もともと『HiVi』読者で、90年末に同編集部に入社して今年で19年目のベテラン。それでも毎月、企画会議では頭を悩ますという。

「企画案は毎月頭痛の種です。特に同じような製品を使い続けているので、どうしてもマンネリな誌面になりがちです。とはいえ、読者諸氏が気になる新製品やソフトは毎月必ずありますから、それらをどこまで楽しめるか、使いこなせるかを念頭に置いて、企画内容を考えています。詰まったときは、全部忘れて寝てしまう、しかないかな。企画を考えたりする決まったものや場所はありませんが、気になるテーマを頭のどこかに置いてくと、ある時ふっと企画が浮かんでくることが多い気がします。食事中だったり、CDを来ているときだったり、自転車に乗っているときだったり、色々ですね。評論家さんと一緒に読者のお宅にお邪魔して、ホームシアターの採点、グレードアップを行うという企画は、読者に好評で10年近く担当しました。その間20人以上の読者のお宅に伺いましたが、以来親しくさせてもらっている人も多くいます」VHS、ベータ、レーザーディスクの時代(83年)に創刊され、レーザーディスクを追いかけ、 DVDを追いかけ、今はブルーレイ・ディスクを追いかけている。そして2006年に発売されたブルーレイ・ディスクは、これから一般に本格的に広まり、家庭に於ける映画パッケージメディアの最終形になるだろうと語る。

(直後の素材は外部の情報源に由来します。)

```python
def lib():
    global _lib
    if _lib is None:
        try:
            import torch
        except ImportError:
            pass
        if not os.path.exists(LIB_PATH):
            raise RuntimeError(f"{LIB_PATH} is missing: run locomouse_cpp_amd.runtime.build() (no CPU fallback)")
        L = C.CDLL(LIB_PATH)
        L.lm_abi_version.restype = C.c_int32
        L.lm_last_error.restype = C.c_char_p
        L.lm_ctx_create.argtypes = [C.c_int32, C.c_void_p, C.c_void_p, C.c_void_p, C.c_int32, C.POINTER(C.c_void_p)]
        L.lm_ctx_destroy.argtypes = [C.c_void_p]
        L.lm_get_geometry.argtypes = [C.c_void_p, C.POINTER(lm_geometry)]
        L.lm_ctx_stream.argtypes = [C.c_void_p]
        L.lm_ctx_stream.restype = C.c_void_p
        for fn in (L.lm_detect_batch, L.lm_detect_batch_device):
            fn.argtypes = [C.c_void_p, C.c_void_p, C.c_int64, C.c_int32, C.c_int32, C.c_void_p, C.c_void_p,
                           C.POINTER(lm_batch_result)]
        for fn in (L.lm_detect_submit, L.lm_detect_submit_device):
            fn.argtypes = [C.c_void_p, C.c_void_p, C.c_int64, C.c_int32, C.c_int32, C.c_void_p, C.c_void_p]
        L.lm_detect_collect.argtypes = [C.c_void_p, C.POINTER(lm_batch_result)]
        for fn in (L.lm_ctx_lanes, L.lm_ctx_pending):
            fn.argtypes = [C.c_void_p]
            fn.restype = C.c_int32
        L.lm_ctx_set_debug.argtypes = [C.c_void_p, C.c_int32]
        L.lm_debug_scores.argtypes = [C.c_void_p, C.c_int32, C.c_int32, C.c_void_p, C.c_int32, C.c_int32]
        L.lm_debug_tail_mask.argtypes = [C.c_void_p, C.c_int32, C.c_void_p, C.c_int32, C.c_int32]
        L.lm_debug_kernel_times.argtypes = [C.c_void_p, C.POINTER(C.c_char_p), C.POINTER(C.c_double), C.c_int32]
        L.lm_debug_kernel_times.restype = C.c_int32
        L.lm_debug_kernel_spans.argtypes = [C.c_void_p, C.POINTER(C.c_char_p), C.POINTER(C.c_double),
                                            C.POINTER(C.c_double), C.c_int32]
        L.lm_debug_kernel_spans.restype = C.c_int32
        L.lm_debug_corr_work.argtypes = [C.c_void_p, C.POINTER(C.c_int32)]
        L.lm_debug_tail_work.argtypes = [C.c_void_p, C.POINTER(C.c_int32)]
        L.lm_debug_tail_tiles.argtypes = [C.c_void_p, C.c_int32, C.c_int32, C.c_void_p, C.c_int32, C.c_int32]
        L.lm_debug_point_work.argtypes = [C.c_void_p, C.POINTER(C.c_int32)]
        L.lm_debug_point_tiles.argtypes = [C.c_void_p, C.c_int32, C.c_int32, C.c_void_p, C.c_int32, C.c_int32]
        L.lm_debug_screen_fallback.argtypes = [C.c_void_p, C.POINTER(C.c_int64)]
        L.lm_debug_batch_slots.argtypes = [C.c_void_p]
        L.lm_debug_batch_slots.restype = C.c_int32
        L.lm_synth_frames_device.argtypes = [C.c_int32, C.c_void_p, C.c_int32, C.c_int32, C.c_int64, C.c_int32,
                                             C.c_int64]
        L.lm_bb_create.argtypes = [C.c_int32, C.c_void_p, C.c_void_p, C.c_int32, C.POINTER(C.c_void_p)]
        L.lm_bb_destroy.argtypes = [C.c_void_p]
        for fn in (L.lm_bb_push, L.lm_bb_push_device):
            fn.argtypes = [C.c_void_p, C.c_void_p, C.c_int64, C.c_int32, C.c_void_p]
        L.lm_bb_finish.argtypes = [C.c_void_p, C.POINTER(lm_bb_result)]
        L.lm_bb_debug_binary.argtypes = [C.c_void_p, C.c_int32, C.c_void_p, C.c_int32, C.c_int32]
        L.lm_host_alloc.argtypes = [C.c_size_t, C.POINTER(C.c_void_p)]
        L.lm_host_free.argtypes = [C.c_void_p]
        L.lm_bb_stream.argtypes = [C.c_void_p]
        L.lm_bb_stream.restype = C.c_void_p
        L.lm_jpeg_create.argtypes = [C.c_int32, C.c_int32, C.c_int32, C.c_int32, C.c_int32, C.POINTER(C.c_void_p)]
        L.lm_jpeg_destroy.argtypes = [C.c_void_p]
        L.lm_jpeg_decode_device.argtypes = [C.c_void_p, C.POINTER(C.c_char_p), C.POINTER(C.c_size_t), C.c_int32,
                                            C.c_void_p, C.c_int64, C.POINTER(C.c_int32)]
        L.lm_jpeg_probe.argtypes = [C.c_char_p, C.c_size_t, C.POINTER(lm_jpeg_info)]
        L.lm_jpeg_stream.argtypes = [C.c_void_p]
        L.lm_jpeg_stream.restype = C.c_void_p
        L.lm_jpeg_debug_stats.argtypes = [C.c_void_p, C.POINTER(lm_jpeg_stats)]
        L.lm_jpeg_set_interval_path.argtypes = [C.c_void_p, C.c_int32]
        L.lm_jpeg_debug_interval_stats.argtypes = [C.c_void_p, C.POINTER(lm_jpeg_interval_stats)]
        L.lm_bkg_create.argtypes = [C.c_int32, C.c_int32, C.c_int32, C.c_int32, C.POINTER(C.c_void_p)]
        L.lm_bkg_destroy.argtypes = [C.c_void_p]
        for fn in (L.lm_bkg_push, L.lm_bkg_push_device):
            fn.argtypes = [C.c_void_p, C.c_void_p, C.c_int64, C.c_int32]
        L.lm_bkg_finish.argtypes = [C.c_void_p, C.c_int32, C.c_void_p]
        L.lm_bkg_reset.argtypes = [C.c_void_p]
        L.lm_bkg_samples.argtypes = [C.c_void_p]
        L.lm_bkg_samples.restype = C.c_int64
        L.lm_bkg_stream.argtypes = [C.c_void_p]
        L.lm_bkg_stream.restype = C.c_void_p
        L.lm_enc_slot_bytes.argtypes = [C.c_int32, C.c_int32, C.c_int32]
        L.lm_enc_slot_bytes.restype = C.c_int64
        L.lm_enc_create.argtypes = [C.c_int32, C.c_int32, C.c_int32, C.c_int32, C.c_int32, C.c_int32, C.POINTER(C.c_void_p)]
        L.lm_enc_slot_bytes_restart.argtypes = [C.c_int32, C.c_int32, C.c_int32, C.c_int32]
        L.lm_enc_slot_bytes_restart.restype = C.c_int64
        L.lm_enc_create_restart.argtypes = [C.c_int32, C.c_int32, C.c_int32, C.c_int32, C.c_int32, C.c_int32, C.c_int32,
                                            C.POINTER(C.c_void_p)]
        L.lm_enc_destroy.argtypes = [C.c_void_p]
        for fn in (L.lm_enc_encode_device, L.lm_enc_encode):
            fn.argtypes = [C.c_void_p, C.c_void_p, C.c_int64, C.c_int32, C.POINTER(lm_enc_result)]
        L.lm_enc_set_overlay.argtypes = [C.c_void_p, C.POINTER(lm_enc_overlay)]
        for fn in (L.lm_enc_render_encode_device, L.lm_enc_render_encode):
            fn.argtypes = [C.c_void_p, C.c_void_p, C.c_int64, C.c_int32, C.c_void_p, C.c_void_p, C.POINTER(lm_enc_result)]
        L.lm_enc_render_device.argtypes = [C.c_void_p, C.c_void_p, C.c_int64, C.c_int32, C.c_void_p, C.c_void_p, C.c_void_p]
        L.lm_enc_stream.argtypes = [C.c_void_p]
        L.lm_enc_stream.restype = C.c_void_p
        L.lm_enc_last_stats.argtypes = [C.c_void_p, C.POINTER(lm_enc_stats)]
        L.lm_train_create.argtypes = [C.c_int32, C.c_int32, C.c_int32, C.c_int32, C.POINTER(C.c_void_p)]
        L.lm_train_destroy.argtypes = [C.c_void_p]
# ... 128 lines not shown
    def detect_device(self, d_frames_ptr, pitch, n, first_frame, d_prev_ptr=None, bb=None, raw=True):
        res = lm_batch_result()
        bbp = None
        if bb is not None:
            self._bb = np.ascontiguousarray(bb, dtype=np.int32)
            bbp = self._bb.ctypes.data
        _check(lib().lm_detect_batch_device(self._h, C.c_void_p(d_frames_ptr), pitch, n, first_frame,
                                            C.c_void_p(d_prev_ptr) if d_prev_ptr else None, bbp, C.byref(res)))
        return res if raw else result_to_numpy(res)

    def debug_scores(self, f, det):
        g = self.geometry()
        shapes = {0: (g.bb_bottom_mouse.height, g.bb_bottom_mouse.width), 1: (g.bb_bottom_mouse.height, g.bb_bottom_mouse.width),
                  2: (g.bb_bottom_mouse.height, g.tail_box_width), 3: (g.bb_side_mouse.height, g.bb_side_mouse.width),
                  4: (g.bb_side_mouse.height, g.bb_side_mouse.width), 5: (g.bb_side_mouse.height, g.tail_box_width)}
        out = np.zeros(shapes[det], dtype=np.float32)
        _check(lib().lm_debug_scores(self._h, f, det, out.ctypes.data, out.shape[0], out.shape[1]))
        return out

    def debug_tail_mask(self, f):
        g = self.geometry()
        out = np.zeros((g.bb_bottom_mouse.height, g.tail_box_width), dtype=np.uint8)
        _check(lib().lm_debug_tail_mask(self._h, f, out.ctypes.data, out.shape[0], out.shape[1]))
        return out

    def kernel_times(self):
        names = (C.c_char_p * 64)()
        ms = (C.c_double * 64)()
        n = lib().lm_debug_kernel_times(self._h, names, ms, 64)
        return [(names[i].decode(), ms[i]) for i in range(min(n, 64))]

    def kernel_spans(self):
        names = (C.c_char_p * 64)()
        t0 = (C.c_double * 64)()
        t1 = (C.c_double * 64)()
        n = lib().lm_debug_kernel_spans(self._h, names, t0, t1, 64)
        return [(names[i].decode(), t0[i], t1[i]) for i in range(min(n, 64))]

    def corr_work(self):
        out = (C.c_int32 * 4)()
        _check(lib().lm_debug_corr_work(self._h, out))
        return None if out[0] < 0 else {"tiles": (out[0], out[1]), "outputs": (out[2], out[3])}

    def tail_work(self):
        out = (C.c_int32 * 4)()
        _check(lib().lm_debug_tail_work(self._h, out))
        return None if out[0] < 0 else {"listed": (out[0], out[2]), "total": (out[1], out[3])}

    def screen_fallback(self):
        out = C.c_int64(0)
        _check(lib().lm_debug_screen_fallback(self._h, C.byref(out)))
        return int(out.value)

    def tail_tiles(self, f, view):
        g = self.geometry()
        tw, th = self.dark_tile_shape()
        oh = (g.bb_side_mouse if view else g.bb_bottom_mouse).height
        out = np.zeros((-(-oh // th), -(-g.tail_box_width // tw)), dtype=np.uint8)
        _check(lib().lm_debug_tail_tiles(self._h, f, view, out.ctypes.data, out.shape[0], out.shape[1]))
        return out

    def point_work(self):
        out = (C.c_int32 * 8)()
        _check(lib().lm_debug_point_work(self._h, out))
        return None if out[0] < 0 else {"listed": tuple(out[0:8:2]), "bright": tuple(out[1:8:2])}

    def point_tiles(self, f, det):
        g = self.geometry()
        tw, th = self.dark_tile_shape()
        box = g.bb_side_mouse if det >= 3 else g.bb_bottom_mouse
        out = np.zeros((-(-box.height // th), -(-box.width // tw)), dtype=np.uint8)
        _check(lib().lm_debug_point_tiles(self._h, f, det, out.ctypes.data, out.shape[0], out.shape[1]))
        return out

    def batch_slots(self):
        return lib().lm_debug_batch_slots(self._h)

    @staticmethod
    def dark_tile_shape():
        L = lib()
        return int(L.lm_debug_dark_tile_width()), int(L.lm_debug_dark_tile_height())

    def close(self):
        if getattr(self, "_h", None) and self._h.value:
            lib().lm_ctx_destroy(self._h)
            self._h = C.c_void_p()

    def __del__(self):
        try:
            self.close()
        except Exception:
            pass


class BBContext:

    def __init__(self, setup, bb_params, max_batch=64, device=0):
        self._setup, self._params = setup, bb_params
        self._h = C.c_void_p()
        _check(lib().lm_bb_create(device, C.byref(setup), C.byref(bb_params), max_batch, C.byref(self._h)))
        self.max_batch = max_batch
        self.rows, self.cols = setup.calib_rows, setup.calib_cols

    def push(self, frames):
        frames = np.ascontiguousarray(frames, dtype=np.uint8)
        out = np.zeros(frames.shape[0], dtype=BB_FRAME_DTYPE)
# ... 428 lines not shown
```

Measured before the change: 957,900.

## Add narrow-width work items to the ring correlation path for partially active tiles

Adds a narrow work class: the tile-bound kernel emits lists of narrow (sub-tile width) entries covering only the active columns of tiles. New k_corr_rwn kernels then run the ring correlation at the narrower width with per-entry owned column ranges, plus a directory kernel to map waves to entries. The aim is to avoid computing full 40-wide sub-tiles when only part of each is bright or active. The cost is extra list-building work and atomics, more kernel launches, and a large set of new kernel instantiations.

```diff
diff --git a/include/locomouse_hip.h b/include/locomouse_hip.h
--- a/include/locomouse_hip.h
+++ b/include/locomouse_hip.h
@@ -185,6 +185,9 @@
 
 lm_status lm_debug_screen_fallback(lm_ctx* ctx, int64_t* out);
 
+lm_status lm_debug_narrow_work(lm_ctx* ctx, int32_t* out);
+lm_status lm_debug_narrow_entries(lm_ctx* ctx, int32_t det, int32_t narrow, uint64_t* out, int32_t cap, int32_t* n);
+
 lm_status lm_debug_tail_tiles(lm_ctx* ctx, int32_t f, int32_t view, uint8_t* out, int32_t rows, int32_t cols);
 
 lm_status lm_debug_point_work(lm_ctx* ctx, int32_t* out);
diff --git a/locomouse_cpp_amd/abi.py b/locomouse_cpp_amd/abi.py
--- a/locomouse_cpp_amd/abi.py
+++ b/locomouse_cpp_amd/abi.py
@@ -10,6 +10,12 @@
 LM_CORR_FP32, LM_CORR_F16 = 0, 1
 LM_DEPTH_8U, LM_DEPTH_32F, LM_DEPTH_64F = 0, 5, 6
 DETECTORS = ("paw_bottom", "snout_bottom", "tail_bottom", "paw_side", "snout_side", "tail_side")
+
+
+def narrow_entry_fields(entries):
+    e = np.asarray(entries, dtype=np.uint64)
+    lo, hi = (e & np.uint64(0xFFFFFFFF)).astype(np.int64), (e >> np.uint64(32)).astype(np.int64)
+    return np.stack([lo >> 16, lo & 0xFFFF, hi & 15, (hi >> 4) & 15], axis=1).reshape(-1, 4)
 
 
 class lm_rect(C.Structure):
diff --git a/locomouse_cpp_amd/csrc/lm_corr.h b/locomouse_cpp_amd/csrc/lm_corr.h
--- a/locomouse_cpp_amd/csrc/lm_corr.h
+++ b/locomouse_cpp_amd/csrc/lm_corr.h
@@ -6,6 +6,7 @@
 #include <stdint.h>
 
 #include "lm_corr_dir.h"
+#include "lm_corr_narrow.h"
 #include "lm_device.h"
 
 #define LM_CORR_THREADS 192
@@ -53,13 +54,22 @@
 #endif
 static_assert(LM_RW_HSLOTS >= (LM_FH == 4 ? 3 : 7), "k_corr_rw ring: rows live during a step");
 
-__host__ __device__ constexpr int rw_stride(int kw) { return (LM_FW + kw - 1 + 3 + 3) / 4 * 4; }
-__host__ __device__ constexpr int rw_qpitch(int kw) {
-  return (LM_RW_HSLOTS + 1) * rw_stride(kw) +
-         ((LM_FW / 5 - ((LM_RW_HSLOTS + 1) * rw_stride(kw)) % 32) + 32) % 32;
+__host__ __device__ constexpr int rw_stride(int kw, int fw = LM_FW) { return (fw + kw - 1 + 3 + 3) / 4 * 4; }
+__host__ __device__ constexpr int rw_qpitch(int kw, int fw = LM_FW) {
+  return fw == LM_FW ? (LM_RW_HSLOTS + 1) * rw_stride(kw) +
+                           ((LM_FW / 5 - ((LM_RW_HSLOTS + 1) * rw_stride(kw)) % 32) + 32) % 32
+                     : (LM_RW_HSLOTS + 1) * rw_stride(kw, fw) + ((4 - ((LM_RW_HSLOTS + 1) * rw_stride(kw, fw)) % 8) + 8) % 8;
 }
-__host__ __device__ constexpr int rw_ring_floats(int kw) { return LM_RW_NQ * rw_qpitch(kw); }
+__host__ __device__ constexpr int rw_nq(int fw = LM_FW) { return fw == LM_FW ? LM_RW_NQ : 64 / (fw / 5); }
+__host__ __device__ constexpr int rw_ring_floats(int kw, int fw = LM_FW) { return rw_nq(fw) * rw_qpitch(kw, fw); }
+#if defined(LM_KW_ONLY) || defined(LM_KW_C3)
+#define LM_KW_LIST_N LM_KW_LIST
+#else
+#define LM_KW_LIST_N(X) \
+  X(16) X(17) X(18) X(19) X(20) X(21) X(22) X(23) X(24) X(25) X(26) X(27) X(28) X(29) X(30) X(31) X(32) X(36) X(40)
+#endif
 size_t corr_rw_lds(int kw);
+size_t corr_rwn_lds(int kw);
 
 #define LM_F16_WAVES 4
 #define LM_F16_TW 128
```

8月17日発売の最新号(9月号)にはこれからブルーレイ・ディスクを買う人のために、有名映画の名シーンや予告編を詰め込んだデモディスクが付いている。「HiViの読者は2年くらい前からブルーレイ・ディスクに親しんでいる人が多く、その魅力についてはよく分かってくれています。しかし、それ以外の一般的な認知度はまだちょっと低い。今、店頭で販売されているHDDレコーダーのほとんどは実はブルーレイ・ディスク対応機なんです。だから、既に自宅にブルーレイ・ディスクプレーヤーがあるのに、そのことに気が付いていない人も多いんじゃないでしょうか。彼らはレンタルでも未だにDVDを借りていて、ブルーレイ・ディスクを観たことがないかもしれない。そんな人たちにブルーレイ・ディスクの素晴らしさを知ってもらうために、20世紀FOXさんにご協力いただいて、高画質・高音質なデモブルーレイ・ディスクをバンドルしたんです。
◆編集長のイチオシ◆「2001年宇宙の旅」(ブルーレイ・ディスク WHV WBA79838)
◆編集長のイチオシ◆
「2001年宇宙の旅」(ブルーレイ・ディスク WHV WBA79838)
絵がキレイなにはもちろん、音もサラウンド効果がはっきりしていて、迫力のあるシーンを集めていますので、友達を呼んだりして、みんなでブルーレイ・ディスクのすごさを味わって、ぜひ日本中にブルーレイ・ディスクファンを増やしてほしいですね」

取材後、特別にステレオサウンド社内にある視聴室を体験させていただいた。同社の視聴室には著名な監督もたびたび取材に訪れており、あの押井守監督も『僕の作ろうと思ったものがすべて再現できる』と絶賛したという。今回は120インチ(!)の大画面+5.1chサラウンドシステムで、ブルーレイ・ディスク『AKIRA』の名シーンを鑑賞させていただく。「ホームシアターはブルーレイ・ディスクととても相性がいいんです。しかも価格面では信じられないくらいハードもソフトも安くなっている。これだけ恵まれた状況にあるのに、その実力をきちんと体験できる場が少ないのがとにかくもったいない。しかも映画ソフトはあちこちに溢れているから、昔のような飢餓感もない。ブルーレイ・ディスクを見てもいないのに『僕には絵の違いがわからないから、DVDでいいや』と思っている人が多いのは残念ですね」と語る泉さん。そして初めてホームシアターを体験した筆者の感想はこれは映画館を超えた!!画像の美しさもさることながら、音が走り抜けるように空気に乗ってビシビシと伝わり、まるで自分が映画の中にいるような気になってくる。この感動は、オーディオ専門店のイベント等で体験することができるという。自分の好きな映画をブルーレイ・ディスクで体験したら、確かにこの世界にハマることはまちがいない。ぜひ一度チャンスを見つけて、本当のホームシアターに触れてみてはいかがだろう。